# INSTRUCTIONS TO FOLLOW
From the first entry to the last, repeat the listing exactly.

# ENTRIES SHOWN
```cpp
int cd_op_pack_conv_weight(cd_handle h, const float* w_host, int N, int Cin, int KH, int KW, int geglu,
                           void** packed_dev, int* Npad, int* Cpad);
int cd_op_free(cd_handle h, void* dev);
int cd_op_conv2d(cd_handle h, const float* x0, int C0, const float* x1, int C1, int B, int H, int W,
                 const void* packed_w, int N, int KH, int KW, int stride, int pad, int asym_pad, int up,
                 const float* bias, const float* rowvec, const float* resid, int act, int tile, float* y);
int cd_op_conv2d_16(cd_handle h, const float* x0, int C0, const float* x1, int C1, int B, int H, int W,
                    const void* packed_w, int N, int KH, int KW, int stride, int pad, int asym_pad, int up,
                    const float* bias, const float* rowvec, const float* resid, int act, int tile, float* y,
                    float* stats);
int cd_op_last_gemm_config(cd_handle h, int* tile_id, int* bk, int* splitk, int* chm, int* tile_group);
int cd_op_groupnorm(cd_handle h, const float* x, int B, int C, int H, int W, int G, float eps,
                    const float* gamma, const float* beta, const float* film, int silu, float* y);
int cd_op_layernorm(cd_handle h, const float* x, int rows, int C, const float* gamma, const float* beta,
                    float eps, float* y);
int cd_op_attention(cd_handle h, const float* q, const float* k, const float* v, int B, int H, int Tq,
                    int Tk, int D, float scale, int use_transpose_kernel, float* o);
int cd_op_softmax_rows(cd_handle h, const float* s, int64_t rows, int cols, float* p);
int cd_op_timestep_embedding(cd_handle h, const float* t, int B, int dim, int mode, float* out);
int cd_op_sched_step(cd_handle h, int mode, int sched_kind, const cd_step_coef* coef_host, const float* x0,
                     float* xt, const float* eps_hat, int cfg, float guidance, const float* noise,
                     const float* eps_in, int is_last, int B, int C, int HW, float* z_slot);
int cd_op_sched_step_masked(cd_handle h, int mode, const cd_step_coef* coef_host, float* x, const float* eps_hat, int cfg,
                            float guidance, const float* eps_in, const float* mask, const float* src, int B_mask,
                            int mask_source, float qa, float qb, const float* mask_noise, int blend, int B, int C, int HW,
                            void* xin16_out, int cfg_dup);
int cd_op_bench_conv(cd_handle h, int B, int H, int W, int C0, int C1, int N, int k, int stride, int up,
                     int act, int tile, int iters, float* ms_out);
int cd_op_bench_mfma_sustained(cd_handle h, int target_ms, float* tflops_out, float* ghz_out);
int cd_op_probe(cd_handle h, int which, const void* in, void* out, size_t n);

#ifdef __cplusplus
}
#endif
#endif
```

Before: 3.431 images/s.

# OUTPUT BELOW
```cpp
int cd_op_pack_conv_weight(cd_handle h, const float* w_host, int N, int Cin, int KH, int KW, int geglu,
                           void** packed_dev, int* Npad, int* Cpad);
int cd_op_free(cd_handle h, void* dev);
int cd_op_conv2d(cd_handle h, const float* x0, int C0, const float* x1, int C1, int B, int H, int W,
                 const void* packed_w, int N, int KH, int KW, int stride, int pad, int asym_pad, int up,
                 const float* bias, const float* rowvec, const float* resid, int act, int tile, float* y);
int cd_op_conv2d_16(cd_handle h, const float* x0, int C0, const float* x1, int C1, int B, int H, int W,
                    const void* packed_w, int N, int KH, int KW, int stride, int pad, int asym_pad, int up,
                    const float* bias, const float* rowvec, const float* resid, int act, int tile, float* y,
                    float* stats);
int cd_op_last_gemm_config(cd_handle h, int* tile_id, int* bk, int* splitk, int* chm, int* tile_group);
int cd_op_groupnorm(cd_handle h, const float* x, int B, int C, int H, int W, int G, float eps,
                    const float* gamma, const float* beta, const float* film, int silu, float* y);
int cd_op_layernorm(cd_handle h, const float* x, int rows, int C, const float* gamma, const float* beta,
                    float eps, float* y);
int cd_op_attention(cd_handle h, const float* q, const float* k, const float* v, int B, int H, int Tq,
                    int Tk, int D, float scale, int use_transpose_kernel, float* o);
int cd_op_softmax_rows(cd_handle h, const float* s, int64_t rows, int cols, float* p);
int cd_op_timestep_embedding(cd_handle h, const float* t, int B, int dim, int mode, float* out);
int cd_op_sched_step(cd_handle h, int mode, int sched_kind, const cd_step_coef* coef_host, const float* x0,
                     float* xt, const float* eps_hat, int cfg, float guidance, const float* noise,
                     const float* eps_in, int is_last, int B, int C, int HW, float* z_slot);
int cd_op_sched_step_masked(cd_handle h, int mode, const cd_step_coef* coef_host, float* x, const float* eps_hat, int cfg,
                            float guidance, const float* eps_in, const float* mask, const float* src, int B_mask,
                            int mask_source, float qa, float qb, const float* mask_noise, int blend, int B, int C, int HW,
                            void* xin16_out, int cfg_dup);
int cd_op_bench_conv(cd_handle h, int B, int H, int W, int C0, int C1, int N, int k, int stride, int up,
                     int act, int tile, int iters, float* ms_out);
int cd_op_bench_mfma_sustained(cd_handle h, int target_ms, float* tflops_out, float* ghz_out);
int cd_op_probe(cd_handle h, int which, const void* in, void* out, size_t n);

#ifdef __cplusplus
}
#endif
#endif
```

Before: 3.431 images/s.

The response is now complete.